Saved entries
== Segment start ==
@@ -1599,34 +1626,19 @@
         cnt += __popcll(bal);
     };
     if constexpr (DS4 > 0) {
-        uint4 pc[DSK > 0 ? 2 * DSK : 1];
-        auto band_q = [&](int base) -> uint32_t {
-            int idx = base + lane;
-            idx = idx < nitem ? idx : nitem - 1;
-            return bandq[wave][idx > 0 ? idx >> 4 : 0];
-        };
+        constexpr bool LANES = NRK_REFINE_LANES && (DS4 == 4 || DS4 == 8);
         const uint8_t* hbc = catalog ? catalog + catalog_hb_offset(n_items, 4 * DS4) : nullptr;
-        int64_t hoff = 0;
-        auto item_row = [&](int base, uint32_t qv, int32_t& row, bool& inb) {
-            const int idx = base + lane, r = idx & 15;
-            const int64_t rr = (int64_t)(qv >> 1) * 32 + (r & 3) + 8 * (r >> 2) + 4 * (qv & 1);
-            inb = idx < nitem && rr < n_items;
-            row = inb ? (int32_t)rr : 0;
-            hoff = inb ? ((int64_t)qv * 16 + r) * (8 * DS4) : 0;
-        };
-        auto pieces = [&](int32_t) {
-            if (pre) {
-                const uint8_t* bp = hbc + hoff;
-#pragma unroll
-                for (int st = 0; st < DSK; ++st)
-#pragma unroll
-                    for (int hh = 0; hh < 2; ++hh)
-                        pc[2 * st + hh] = *reinterpret_cast<const uint4*>(bp + 32 * st + 16 * hh);
-            }
-        };
         int kc = 0, ko = 0;
         auto exact_round = [&](int m) {
-            const int32_t rl = lane < m ? krow[wave][(ko + lane) & (IP_KRING - 1)] : -1;
+            int32_t rl = lane < m ? krow[wave][(ko + lane) & (IP_KRING - 1)] : -1;
+            if constexpr (LANES) {
+                if (rl >= 0) {
+                    const uint32_t qv = bandq[wave][rl >> 4];
+                    const int r = rl & 15;
+                    const int64_t rr = (int64_t)(qv >> 1) * 32 + (r & 3) + 8 * (r >> 2) + 4 * (qv & 1);
+                    rl = rr < n_items ? (int32_t)rr : -1;
+                }
+            }
             double sd = 0.0;
             bool keep = false;
             if constexpr (REFINE_DIRECT && DS4 <= 8) {
@@ -1693,39 +1705,131 @@
             push(keep, sd, rl);
             ko += m;
         };
-        int32_t row;
-        bool inb;
-        item_row(0, band_q(0), row, inb);
-        pieces(row);
-        uint32_t q1 = band_q(WAVE < nitem ? WAVE : 0);
-        for (int base = 0; base < nitem; base += WAVE) {
-            bool keep = inb;
-            if (pre && inb) {
-                float acc = 0.0f;
-#pragma unroll
-                for (int st = 0; st < DSK; ++st)
-#pragma unroll
-                    for (int hh = 0; hh < 2; ++hh) {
== Segment end ==
The task: Your response must consist of all the records, retyped exactly.

Your response:
@@ -1599,34 +1626,19 @@
         cnt += __popcll(bal);
     };
     if constexpr (DS4 > 0) {
-        uint4 pc[DSK > 0 ? 2 * DSK : 1];
-        auto band_q = [&](int base) -> uint32_t {
-            int idx = base + lane;
-            idx = idx < nitem ? idx : nitem - 1;
-            return bandq[wave][idx > 0 ? idx >> 4 : 0];
-        };
+        constexpr bool LANES = NRK_REFINE_LANES && (DS4 == 4 || DS4 == 8);
         const uint8_t* hbc = catalog ? catalog + catalog_hb_offset(n_items, 4 * DS4) : nullptr;
-        int64_t hoff = 0;
-        auto item_row = [&](int base, uint32_t qv, int32_t& row, bool& inb) {
-            const int idx = base + lane, r = idx & 15;
-            const int64_t rr = (int64_t)(qv >> 1) * 32 + (r & 3) + 8 * (r >> 2) + 4 * (qv & 1);
-            inb = idx < nitem && rr < n_items;
-            row = inb ? (int32_t)rr : 0;
-            hoff = inb ? ((int64_t)qv * 16 + r) * (8 * DS4) : 0;
-        };
-        auto pieces = [&](int32_t) {
-            if (pre) {
-                const uint8_t* bp = hbc + hoff;
-#pragma unroll
-                for (int st = 0; st < DSK; ++st)
-#pragma unroll
-                    for (int hh = 0; hh < 2; ++hh)
-                        pc[2 * st + hh] = *reinterpret_cast<const uint4*>(bp + 32 * st + 16 * hh);
-            }
-        };
         int kc = 0, ko = 0;
         auto exact_round = [&](int m) {
-            const int32_t rl = lane < m ? krow[wave][(ko + lane) & (IP_KRING - 1)] : -1;
+            int32_t rl = lane < m ? krow[wave][(ko + lane) & (IP_KRING - 1)] : -1;
+            if constexpr (LANES) {
+                if (rl >= 0) {
+                    const uint32_t qv = bandq[wave][rl >> 4];
+                    const int r = rl & 15;
+                    const int64_t rr = (int64_t)(qv >> 1) * 32 + (r & 3) + 8 * (r >> 2) + 4 * (qv & 1);
+                    rl = rr < n_items ? (int32_t)rr : -1;
+                }
+            }
             double sd = 0.0;
             bool keep = false;
             if constexpr (REFINE_DIRECT && DS4 <= 8) {
@@ -1693,39 +1705,131 @@
             push(keep, sd, rl);
             ko += m;
         };
-        int32_t row;
-        bool inb;
-        item_row(0, band_q(0), row, inb);
-        pieces(row);
-        uint32_t q1 = band_q(WAVE < nitem ? WAVE : 0);
-        for (int base = 0; base < nitem; base += WAVE) {
-            bool keep = inb;
-            if (pre && inb) {
-                float acc = 0.0f;
-#pragma unroll
-                for (int st = 0; st < DSK; ++st)
-#pragma unroll
-                    for (int hh = 0; hh < 2; ++hh) {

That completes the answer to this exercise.